# Sad state of the Orlando frontcourt



## johnston797 (May 29, 2002)

From http://www.hoopsworld.com/article_1067.shtml

"If the season started today, with no official word on the status of Horace Grant, the Magic are looking at a frontcourt of Andrew Declerq, Ryan Humphrey, Pat Garrity, and Olumide Oyedeji."

Yikees..... That is terrrrriblllleeeeee. Even with Hill healthy, chalk this us as a team we will be beating in the second half of the season.

Marcus Fizer, anyone?


----------



## MikeDC (Jul 16, 2002)

Let's approach this from another angle: 

Would Orlando having Fizer change your opinion that they are a team we should be beating in the second half of next season?

Personally, I don't think so.

Also, I've read that Orlando is looking at Kemp, who's supposedly gotten his weight down considerably. Some people will dismiss him, I'm sure, but he was still pretty effective (of course nowhere near his prior self) the last couple of years, and if he gets in better shape and against weaker competition in the Eastern Conference, he could be pretty decent.


----------



## TomBoerwinkle#1 (Jul 31, 2002)

I just wanted to jump in and mention that I moved this thread to Orlando because I think that's the primary focus of the post. I left the link in Chicago because of the possible Fizer discussion, and hopefully we'll get some Chicago and Orlando dialogue going...


----------



## johnston797 (May 29, 2002)

> Originally posted by <b>Mikedc</b>!
> Let's approach this from another angle:
> 
> Would Orlando having Fizer change your opinion that they are a team we should be beating in the second half of next season?
> ...


Well, clearly Fizer would upgrade this roster. Are their better options? If not, how much would Fizer help? Given this, how much the upgrade is worth to Orlando?

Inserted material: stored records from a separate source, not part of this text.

@@ -2617,6 +2628,21 @@
         h->mapA.upload(K.mapA);
         h->mapHs.upload(K.mapHs);
         h->mapDiag.upload(K.map_diag);
+        h->reg_fold = knobs().fold && K.ngenpow == 0;
+        if (h->reg_fold) {
+            std::vector<unsigned char> dyn((size_t)K.nnzK, 0), isd(K.mapHs.size(), 0);
+            std::vector<int> stat;
+            for (int e : K.mapHs) dyn[(size_t)e] = 1;
+            for (int e : K.mapD) dyn[(size_t)e] = 1;
+            for (int e : K.map_diag) if (!dyn[(size_t)e]) stat.push_back(e);
+            for (int e : K.map_diag) dyn[(size_t)e] |= 2;
+            for (size_t i = 0; i < K.mapHs.size(); ++i) isd[i] = (dyn[(size_t)K.mapHs[i]] & 2) ? 1 : 0;
+            h->mapDiagStatic.upload(stat);
+            h->hs_is_diag.upload(isd);
+            h->upd_partial.alloc(kUpdateValuesGrid);
+            h->static_max.alloc(1);
+            kkt_refresh_static_max(h.get());
+        }
         h->mapU.upload(K.mapU);
         h->mapV.upload(K.mapV);
         h->mapD.upload(K.mapD);
@@ -2822,22 +2848,34 @@
     });
 }
 
-static int kkt_update_device(hipkkt_kkt_t h, bool deferred = false)
+static void kkt_refresh_static_max(hipkkt_kkt_t h)
+{
+    if (!h->reg_fold) return;
+    launch_regularizer(h->Kval.p, h->mapDiagStatic.p, (int)h->mapDiagStatic.n, 0.0, 1.0, h->upd_partial.p, h->static_max.p, h->stream);
+}
+static int kkt_update_device(hipkkt_kkt_t h, bool deferred = false, bool scaled_here = false)
 {
     KKTAssembly& K = h->K;
     int pu = h->prof.begin(0, h->stream);
-    launch_update_values(h->Kval.p, h->mapHs.p, h->Hs.p, (int)K.nHs, h->mapU.p, h->mapV.p, h->mapD.p, h->soc_u.p, h->soc_v.p,
-                         h->soc_eta2.p, h->soc_of_entry.p, K.sparse_len, K.nsparse, h->fval_dirty ? nullptr : h->fval.p,
-                         h->kpos.p, h->stream);
+    const bool reg = h->st.static_regularization_enable != 0;
+    const bool fold = reg && scaled_here && h->reg_fold && !knobs().graph && !knobs().stamps;
+    const int nparts = launch_update_values(h->Kval.p, h->mapHs.p, h->Hs.p, (int)K.nHs, h->mapU.p, h->mapV.p, h->mapD.p, h->soc_u.p,
+                                            h->soc_v.p, h->soc_eta2.p, h->soc_of_entry.p, K.sparse_len, K.nsparse,
+                                            h->fval_dirty ? nullptr : h->fval.p, h->kpos.p, h->stream,
+                                            fold ? h->hs_is_diag.p : nullptr, fold ? h->upd_partial.p : nullptr);
     const double* eps_ptr = nullptr;
-    if (h->st.static_regularization_enable) {
-        launch_regularizer(h->Kval.p, h->mapDiag.p, K.N, h->st.static_regularization_constant,
-                           h->st.static_regularization_proportional, h->partial.p, h->scal.p, h->stream);
+    RegFinish rf{h->upd_partial.p, nparts, h->static_max.p, h->st.static_regularization_constant,
+                 h->st.static_regularization_proportional, h->scal.p};
+    if (reg) {
+        if (!fold) launch_regularizer(h->Kval.p, h->mapDiag.p, K.N, h->st.static_regularization_constant,
+                                      h->st.static_regularization_proportional, h->partial.p, h->scal.p, h->stream);
         eps_ptr = h->scal.p;
     }
     h->prof.end(pu, h->stream);
     int pf = h->prof.begin(1, h->stream);
+    h->eng->reg_finish = fold ? &rf : nullptr;
     h->eng->factor(h->Kval.p, eps_ptr);
+    h->eng->reg_finish = nullptr;
     h->prof.end(pf, h->stream);
     launch_collect_status(h->scal.p + 8, h->scal.p, h->fail.p, h->eng->flags_ptr(), h->stream, deferred ? h->ir_sticky : nullptr);
     if (deferred) return HIPKKT_OK;
@@ -2893,7 +2931,7 @@
         launch_cone_scaling(h->cone_dev(), h->cone_state(), d_s, d_z, h->K.m, h->stream);
         h->prof.end(pu, h->stream);
         h->scaling_valid = true;
-        return kkt_update_device(h, deferred);
+        return kkt_update_device(h, deferred, true);
     });
 }
 int hipkkt_kkt_update_from_sz_dev(hipkkt_kkt_t h, const double* d_s, const double* d_z)
@@ -2924,6 +2962,7 @@
         if (!k) return HIPKKT_OK;
         HIP_CHECK(hipMemcpyAsync(h->Pval.p, Pnzval, k * sizeof(double), hipMemcpyHostToDevice, h->stream));
         launch_scatter(h->Kval.p, h->mapP.p, h->Pval.p, (int64_t)k, 1.0, h->stream);
+        kkt_refresh_static_max(h);
         h->fval_dirty = true;
         HIP_CHECK(hipStreamSynchronize(h->stream));
         return HIPKKT_OK;
@@ -2939,6 +2978,7 @@
         if (!k) return HIPKKT_OK;
         HIP_CHECK(hipMemcpyAsync(h->Aval.p, Anzval, k * sizeof(double), hipMemcpyHostToDevice, h->stream));
         launch_scatter(h->Kval.p, h->mapA.p, h->Aval.p, (int64_t)k, 1.0, h->stream);
+        kkt_refresh_static_max(h);
         h->fval_dirty = true;
         HIP_CHECK(hipStreamSynchronize(h->stream));
         return HIPKKT_OK;
@@ -2994,11 +3034,12 @@
                     nr > 1 ? (int64_t)h->K.N : 0, h->eng->top_abort_word(), h->scal.p + 3, normb_out);
     h->prof.end(pr, h->stream);
 }
-static void kkt_trisolve(hipkkt_kkt_t h, const double* rhs, double* out, bool allow_top = true, int nr = 1)
+static bool kkt_trisolve(hipkkt_kkt_t h, const double* rhs, double* out, bool allow_top = true, int nr = 1, const double* add = nullptr)
 {
     int ps = h->prof.begin(2, h->stream);
-    h->eng->solve(rhs, out, allow_top, nr, h->K.N, h->K.N);
+    const bool summed = h->eng->solve(rhs, out, allow_top, nr, h->K.N, h->K.N, add);
     h->prof.end(ps, h->stream);
+    return summed;
 }
 
 struct IrNorms { double *norme0, *normb, *cand; };
@@ -3029,8 +3070,8 @@
 }
 static void kkt_enqueue_round(hipkkt_kkt_t h, int r, bool first, bool readback, bool fold, int nr)
 {
-    kkt_trisolve(h, h->e.p, h->dx.p, true, nr);
-    launch_axpby_sum(h->dx.p, h->dx.p, h->x.p, (int64_t)h->K.N * nr, h->stream);
+    if (!kkt_trisolve(h, h->e.p, h->dx.p, true, nr, knobs().fold ? h->x.p : nullptr) || !knobs().fold)
+        launch_axpby_sum(h->dx.p, h->dx.p, h->x.p, (int64_t)h->K.N * nr, h->stream);
     kkt_enqueue_refine_error(h, h->dx.p, kkt_ir_norms(h, nr).cand, nullptr, nr, true);
     kkt_launch_ir(h, r, first, readback, fold, nr);
 }
@@ -3622,9 +3663,15 @@
     P.a[1] = h->sb.p; P.b[1] = z1; P.len[1] = m;
     P.a[2] = d_var_x; P.b[2] = h->spa.p; P.len[2] = n;
     P.a[3] = h->sworkx.p; P.b[3] = h->spb.p; P.len[3] = n;
-    launch_dots_sys_step(P, h->sys_partial.p, h->sys_cached.p, rhs_tau, rhs_kappa, var_tau, var_kappa, h->sys_out_dev, d_lhs_x, d_lhs_z,
-                         x1, z1, x2, z2, n, m, st, with_const ? h->sx2.p : nullptr, with_const ? h->sz2.p : nullptr);
-    launch_mul_Hs(h->cone_dev(), h->cone_state(), d_lhs_s, d_lhs_z, m, st, addend ? addend : h->sconic.p, pub);
+    if (knobs().fold && step_mul_Hs_folds(h->cone_dev(), m)) {
+        StepArgs T{d_lhs_x, d_lhs_z, x1, z1, x2, z2, h->sys_partial.p, h->sys_cached.p, rhs_tau, rhs_kappa, var_tau, var_kappa,
+                   h->sys_out_dev, P.npairs, n, m, with_const ? h->sx2.p : nullptr, with_const ? h->sz2.p : nullptr};
+        launch_dots_sys_step_mul_Hs(P, T, h->cone_dev(), h->cone_state(), d_lhs_s, m, addend ? addend : h->sconic.p, pub, st);
+    } else {
+        launch_dots_sys_step(P, h->sys_partial.p, h->sys_cached.p, rhs_tau, rhs_kappa, var_tau, var_kappa, h->sys_out_dev, d_lhs_x, d_lhs_z,
+                             x1, z1, x2, z2, n, m, st, with_const ? h->sx2.p : nullptr, with_const ? h->sz2.p : nullptr);
+        launch_mul_Hs(h->cone_dev(), h->cone_state(), d_lhs_s, d_lhs_z, m, st, addend ? addend : h->sconic.p, pub);
+    }
     if (!lhs_tau_kappa) return;
     HIP_CHECK(hipMemcpyAsync(h->pin->h + 48, h->sys_out_dev, 2 * sizeof(double), hipMemcpyDeviceToHost, st));
     HIP_CHECK(hipStreamSynchronize(st));
@@ -3684,8 +3731,11 @@
     h->sys_const_pending = false;
     const size_t N = (size_t)h->K.N;
     auto run = [&](bool defer) -> int {
+        const bool packed = !affine && !pair && knobs().fold && sys_offset_packs(h->cone_dev(), m, false);
+        PackRhs pk;
+        if (packed) { pk.b = h->b.p; pk.rhs_x = d_rhs_x; pk.n = n; pk.p = h->K.p; }
         if (!affine && !launch_sys_offset(h->cone_dev(), h->cone_state(), h->sconic.p, h->sworkz.p, d_rhs_s, d_var_z, d_rhs_z,
-                                          m, false, st))
+                                          m, false, st, pk))
             throw ArgError("hipkkt_kkt_system_solve: unsupported cone kind");
         if (pair) {
             launch_pack_rhs_affine(h->b.p, h->snegq.p, h->sb.p, d_rhs_x, d_var_s, d_rhs_z, n, m, h->K.p, 2, st);
@@ -3693,7 +3743,7 @@
             if (rc != HIPKKT_OK) return rc;
         } else {
             if (affine) launch_pack_rhs_affine(h->b.p, nullptr, nullptr, d_rhs_x, d_var_s, d_rhs_z, n, m, h->K.p, 1, st);
-            else launch_pack_rhs(h->b.p, d_rhs_x, h->sworkz.p, n, m, h->K.p, st);
+            else if (!packed) launch_pack_rhs(h->b.p, d_rhs_x, h->sworkz.p, n, m, h->K.p, st);
             int rc = kkt_solve_core(h, false, 1, nullptr, defer);
             if (rc != HIPKKT_OK) return rc;
         }
diff --git a/cuclarabel_amd/csrc/kernels.hip b/cuclarabel_amd/csrc/kernels.hip
--- a/cuclarabel_amd/csrc/kernels.hip
+++ b/cuclarabel_amd/csrc/kernels.hip
@@ -25,6 +25,19 @@
     if (n <= 0) return;
     hipLaunchKernelGGL(k_scatter, dim3(grid_for(n, 256)), dim3(256), 0, st, K, idx, v, n, scale);
 }
+__device__ inline double block_max_256(double v, double* sh)
+{
+#pragma unroll
+    for (int o = 32; o > 0; o >>= 1) v = fmax(v, __shfl_down(v, o, 64));
+    const int lane = threadIdx.x & 63, wave = threadIdx.x >> 6;
+    if (lane == 0) sh[wave] = v;
+    __syncthreads();
+    if (threadIdx.x == 0) {
+        for (int w = 1; w < (int)(blockDim.x >> 6); ++w) v = fmax(v, sh[w]);
+    }
+    return v;
+}
+
 __device__ __forceinline__ void put_k(double* __restrict__ K, double* __restrict__ fval, const int* __restrict__ kpos, int e, double v)
 {
     K[e] = v;
@@ -38,12 +51,17 @@
                                 const int* __restrict__ mapU, const int* __restrict__ mapV, const int* __restrict__ mapD,
                                 const double* __restrict__ u, const double* __restrict__ v, const double* __restrict__ eta2,
                                 const int* __restrict__ soc_of_entry, int sparse_len, int nsparse,
-                                double* __restrict__ fval, const int* __restrict__ kpos)
-{
+                                double* __restrict__ fval, const int* __restrict__ kpos,
+                                const unsigned char* __restrict__ hs_is_diag, double* __restrict__ dmax_partial)
+{
+    __shared__ double sh[4];
+    double dmax = 0.0;
     const int total = nHs + sparse_len + nsparse;
     for (int i = blockIdx.x * blockDim.x + threadIdx.x; i < total; i += gridDim.x * blockDim.x) {
         if (i < nHs) {
-            put_k(K, fval, kpos, mapHs[i], -Hs[i]);
+            const double hv = Hs[i];
+            put_k(K, fval, kpos, mapHs[i], -hv);
+            if (dmax_partial && hs_is_diag[i]) dmax = fmax(dmax, fabs(hv));
         } else if (i < nHs + sparse_len) {
             const int j = i - nHs;
             const double e2 = eta2[soc_of_entry[j]];
@@ -53,17 +71,25 @@
             const int j = i - nHs - sparse_len;
             put_k(K, fval, kpos, mapD[2 * j], -eta2[j]);
             put_k(K, fval, kpos, mapD[2 * j + 1], eta2[j]);
-        }
-    }
-}
-void launch_update_values(double* K, const int* mapHs, const double* Hs, int nHs, const int* mapU, const int* mapV,
-                          const int* mapD, const double* u, const double* v, const double* eta2, const int* soc_of_entry,
-                          int sparse_len, int nsparse, double* fval, const int* kpos, hipStream_t st)
+            if (dmax_partial) dmax = fmax(dmax, fabs(eta2[j]));
+        }
+    }
+    if (dmax_partial) {
+        dmax = block_max_256(dmax, sh);
+        if (threadIdx.x == 0) dmax_partial[blockIdx.x] = dmax;
+    }
+}
+int launch_update_values(double* K, const int* mapHs, const double* Hs, int nHs, const int* mapU, const int* mapV,
+                         const int* mapD, const double* u, const double* v, const double* eta2, const int* soc_of_entry,
+                         int sparse_len, int nsparse, double* fval, const int* kpos, hipStream_t st,
+                         const unsigned char* hs_is_diag, double* dmax_partial)
 {
     const int total = nHs + sparse_len + nsparse;
-    if (total <= 0) return;
-    hipLaunchKernelGGL(k_update_values, dim3(grid_for(total, 256)), dim3(256), 0, st, K, mapHs, Hs, nHs, mapU, mapV, mapD, u, v,
-                       eta2, soc_of_entry, sparse_len, nsparse, fval, kpos);
+    if (total <= 0) return 0;
+    const int g = grid_for(total, 256, kUpdateValuesGrid);
+    hipLaunchKernelGGL(k_update_values, dim3(g), dim3(256), 0, st, K, mapHs, Hs, nHs, mapU, mapV, mapD, u, v,
+                       eta2, soc_of_entry, sparse_len, nsparse, fval, kpos, hs_is_diag, dmax_partial);
+    return g;
 }
 __global__ void k_scale(double* __restrict__ K, const int* __restrict__ idx, double scale, int64_t n)
 {
@@ -100,19 +126,6 @@
     if (n <= 0) return;
     hipLaunchKernelGGL(k_soc_columns, dim3((n + 255) / 256), dim3(256), 0, st, K, mapU, mapV, mapD, u, v, eta2,
                        soc_of_entry, sparse_len, nsparse);
-}
-
-__device__ inline double block_max_256(double v, double* sh)
-{
-#pragma unroll
-    for (int o = 32; o > 0; o >>= 1) v = fmax(v, __shfl_down(v, o, 64));
-    const int lane = threadIdx.x & 63, wave = threadIdx.x >> 6;
-    if (lane == 0) sh[wave] = v;
-    __syncthreads();
-    if (threadIdx.x == 0) {
-        for (int w = 1; w < (int)(blockDim.x >> 6); ++w) v = fmax(v, sh[w]);
-    }
-    return v;
 }
 
 constexpr int kRedBlocks = 256;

Orlando, I believe, still has a stack of future first rounders. One of those and a body might do the trick.

p.s. That move capability with the link is very cool.


----------



## LoaKhoet (Aug 20, 2002)

If I were the Magic, I would take JC and Fizer for Miller. And also sign Kemp. They willl have their frontcourt changed totally. Starting JC next to McGrady is not bad. JC won't have much pressure while learning from the best. Orlando, call JKrauz and make the offer. JKrauz is thinking of the playoffs now so may bite.


----------



## truebluefan (May 27, 2002)

> Originally posted by <b>LoaKhoet</b>!
> If I were the Magic, I would take JC and Fizer for Miller. And also sign Kemp. They willl have their frontcourt changed totally. Starting JC next to McGrady is not bad. JC won't have much pressure while learning from the best. Orlando, call JKrauz and make the offer. JKrauz is thinking of the playoffs now so may bite.


I would think JK would try and include Robinson in such a trade or we would be overloaded with SG/SF


----------



## Patrick (Jun 10, 2002)

I cannot wait to see how Shawn Kemp does but if he can get to shape and rebound shoot the nice shots around the basket like he did in the limited minutes he got in Portland then I am convinced that we'll be off the hook for sure. Kemp isn't joking around about atleast having a good end to his carreer, and I am a keen believer that he'll improve our team a hell of alot.

Kemp....you got alot to prove so now let's do this and bring the Magic past the first round baby!


----------